MB walks up to the admin desk, grabs a pen, MH tries to bumrush her, gets a pen in his chest, goes down screaming, now we have a trauma pt on our hands. Things are getting progressively more interesting as one security guard rushes in, drags MB off, another security guard leans over MH, gets hooked in the gabber. We treat MH (read: stabilize the pen with bulk dressings & wait for FD truck), followed by applying icepacks to the security guard, then spend the next hour giving statements to the PD. Just another day in paradise.


----------



## Qulevrius (Feb 20, 2016)

2 EMTs + 1 psych = not a funny story this time.
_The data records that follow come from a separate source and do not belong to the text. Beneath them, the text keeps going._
## Make implicit-GEMM conv kernel persistent with fragment epilogue and pre-PDL weight prefetch

When split-K is off, the conv tensor-core kernel becomes persistent: each CTA loops over several output tiles, keeps the operand pipeline running across tiles, and double-buffers the row tables and bias/scale in shared memory. The epilogue now writes straight from wgmma accumulator fragments with L1 prefetch of the residual, instead of staging through shared memory. Weight TMA loads are issued before the PDL wait when the weights are flagged constant. The tiling cost model is updated for multi-tile CTAs. The risks are extra register pressure, uncoalesced float2 stores from the fragment epilogue, and more complex barrier logic.

```diff
diff --git a/aot_benchmark_b200/csrc/conv_tc.cu b/aot_benchmark_b200/csrc/conv_tc.cu
--- a/aot_benchmark_b200/csrc/conv_tc.cu
+++ b/aot_benchmark_b200/csrc/conv_tc.cu
@@ -33,14 +33,17 @@
     int B, H, W, Cin, ldin;
     int Ho, Wo, Cout, ldout, ldres;
     int KH, KW, stride, pad;
-    int M, nchunks;
+    int M, mtiles, nchunks;
     int act;
     int splits;
     int spin;
+    int const_w;
     long long* prof;
 };
 
+constexpr int AOTB_CONV_CONST_WEIGHTS = 256;
 static int g_conv_tiling = 0;
+static int g_conv_grid_cap = 0;
 
 struct RowInfo { int pix_base, iy0, ix0, valid; };
 
@@ -86,67 +89,65 @@
     }
 }
 
-template <int BN>
-struct FinishPre { static constexpr int B = BN == 256 ? 4 : 8; float4 b4, s4; float4 rs[B]; };
-
-template <int BN>
-__device__ __forceinline__ void finish_prefetch(const ConvTcArgs& a, int tid, int m0, int n0, FinishPre<BN>& pre) {
-    constexpr int C4 = BN / 4, RSTEP = 256 / C4;
-    const int n = n0 + (tid % C4) * 4, r0 = tid / C4;
-    pre.b4 = a.bias ? __ldg(reinterpret_cast<const float4*>(a.bias + n)) : make_float4(0.f, 0.f, 0.f, 0.f);
-    pre.s4 = a.wscale ? __ldg(reinterpret_cast<const float4*>(a.wscale + n)) : make_float4(1.f, 1.f, 1.f, 1.f);
-#pragma unroll
-    for (int b = 0; b < FinishPre<BN>::B; ++b) {
-        const int m = m0 + r0 + b * RSTEP;
-        pre.rs[b] = (a.res && m < a.M) ? *reinterpret_cast<const float4*>(a.res + (size_t)m * a.ldres + n)
-                                       : make_float4(0.f, 0.f, 0.f, 0.f);
-    }
-}
-
-template <int BN>
-__device__ __forceinline__ void conv_finish_tile_pre(const ConvTcArgs& a, const uint8_t* smem, int tid, int m0, int n0,
-                                                     const FinishPre<BN>& pre) {
-    constexpr int LD = BN + 4, C4 = BN / 4, RSTEP = 256 / C4, ITERS = 128 / RSTEP, B = FinishPre<BN>::B;
-    static_assert(ITERS % B == 0, "finish tiling");
-    const int c = (tid % C4) * 4, n = n0 + c, r0 = tid / C4;
-    const uint32_t sbase = smem_u32(reinterpret_cast<const float*>(smem) + r0 * LD + c);
-    float4 rs[B];
-#pragma unroll
-    for (int b = 0; b < B; ++b) rs[b] = pre.rs[b];
+__device__ __forceinline__ void prefetch_l1(const void* p) { asm volatile("prefetch.global.L1 [%0];" ::"l"(p)); }
+
+template <int BN, int ACT>
+__device__ __forceinline__ void conv_finish_frag(const ConvTcArgs& a, float* acc, const float* bs, int m0, int n0) {
+    constexpr bool ROLL = ACT == ACT_GELU || ACT == ACT_SILU;
+    constexpr int G = (ROLL || BN == 256) ? 1 : 8, NG = BN / 8, PF = 8;
+    const int warp = threadIdx.x >> 5, lane = threadIdx.x & 31;
+    const int r = m0 + (warp >> 2) * 64 + (warp & 3) * 16 + (lane >> 2);
+    const int c = (lane & 3) * 2;
+    const bool ok[2] = {r < a.M, r + 8 < a.M};
+    auto res_at = [&](int h, int k) { return a.res + (size_t)(r + 8 * h) * a.ldres + n0 + c + 8 * k; };
+    auto prefetch = [&](int k) {
+        if (G == 1 && a.res && k < NG) {
+            if (ok[0]) prefetch_l1(res_at(0, k));
+            if (ok[1]) prefetch_l1(res_at(1, k));
+        }
+    };
+    auto group = [&](int k, int h, float a0, float a1, float2 rs) {
+        const int n = c + 8 * k;
+        const float2 b2 = *reinterpret_cast<const float2*>(bs + n), s2 = *reinterpret_cast<const float2*>(bs + BN + n);
+        float ox = fmaf(a0, s2.x, b2.x), oy = fmaf(a1, s2.y, b2.y);
+        ox += rs.x; oy += rs.y;
+        ox = apply_act(ox, ACT); oy = apply_act(oy, ACT);
+        if (ok[h]) *reinterpret_cast<float2*>(a.out + (size_t)(r + 8 * h) * a.ldout + n0 + n) = make_float2(ox, oy);
+    };
+#pragma unroll
+    for (int k = 0; k < PF; ++k) prefetch(k);
+    if constexpr (ROLL) {
 #pragma unroll 1
-    for (int i0 = 0; i0 < ITERS; i0 += B) {
-        float4 v[B], nx[B];
-#pragma unroll
-        for (int b = 0; b < B; ++b)
-            asm volatile("ld.shared.v4.f32 {%0, %1, %2, %3}, [%4];" : "=f"(v[b].x), "=f"(v[b].y), "=f"(v[b].z), "=f"(v[b].w)
-                         : "r"(sbase + (uint32_t)((i0 + b) * RSTEP * LD) * 4u));
-        if (i0 + B < ITERS) {
-#pragma unroll
-            for (int b = 0; b < B; ++b) {
-                const int m = m0 + r0 + (i0 + B + b) * RSTEP;
-                nx[b] = (a.res && m < a.M) ? *reinterpret_cast<const float4*>(a.res + (size_t)m * a.ldres + n)
-                                           : make_float4(0.f, 0.f, 0.f, 0.f);
-            }
-        }
-#pragma unroll
-        for (int b = 0; b < B; ++b) {
-            float4 o = v[b];
-            o.x = fmaf(o.x, pre.s4.x, pre.b4.x); o.y = fmaf(o.y, pre.s4.y, pre.b4.y);
-            o.z = fmaf(o.z, pre.s4.z, pre.b4.z); o.w = fmaf(o.w, pre.s4.w, pre.b4.w);
-            o.x += rs[b].x; o.y += rs[b].y; o.z += rs[b].z; o.w += rs[b].w;
-            o.x = apply_act(o.x, a.act); o.y = apply_act(o.y, a.act);
-            o.z = apply_act(o.z, a.act); o.w = apply_act(o.w, a.act);
-            const int m = m0 + r0 + (i0 + b) * RSTEP;
-            if (m < a.M) *reinterpret_cast<float4*>(a.out + (size_t)m * a.ldout + n) = o;
-        }
-        if (i0 + B < ITERS) {
-#pragma unroll
-            for (int b = 0; b < B; ++b) rs[b] = nx[b];
-        }
-    }
-}
-
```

Responded to a call for a 5150 M w/ a CC of SI 2' to whatever, AOS to find x1 social worker + x1 psych therapist + the said 5150 outside some private clinic we never been to/never worked with. It's close to 8pm and dark, the lighting conditions on the parking lot are not the best to say the least. The psych therapist provides some insight into the pt's Hx of this and that - the usual 'pt is depressed + SI + stuff + reasons the pt is on a hold', then I'm trying to assess. Shining a LED flashlight into the pt's face seems inappropriate, and I ask him to step out of the shadows so I can actually see his face while I talk to him. He snarls back, something in the key of 'I prefer living in the shadows' - that's OK mate, but I would still like to see the person I'm talking to. The partner is immediately behind the pt, and gets a 'DON'T YOU STAND BEHIND ME BRO' - 'hey no problem buddy, let me move.' Starting to ask him simple stuff such as 'So, how long have you been here ?' + 'What's this facility ? Never been here before.', and the pt flips, spits out 'I'M SO NOT READY FOR THIS BS !!!' and walks away. The social worker goes after him, the shrink is visibly upset. I'm attempting to clear the waters w/ the shrink but apparently all he wanted is a taxi w/ a fancy lightbar. Well mate, you should've called LA Yellow Cab then. The social worker comes back, trades places w/ the shrink, later on the shrink returns and announces that they spent the last 5 hrs convincing the pt to keep on living, that the pt ran away stating that he'll try and commit a 'suicide by cop', that our (mine specifically) demeanour was inappropriate and diminishing and (verbatim quote) if something happens to the pt, it's on us. All this time the partner tried to step in but I held him back - after the last statement he blows up w/ 'No, not really !' and I have to literally drag him away. Cleared the dry run, got another call, business as usual...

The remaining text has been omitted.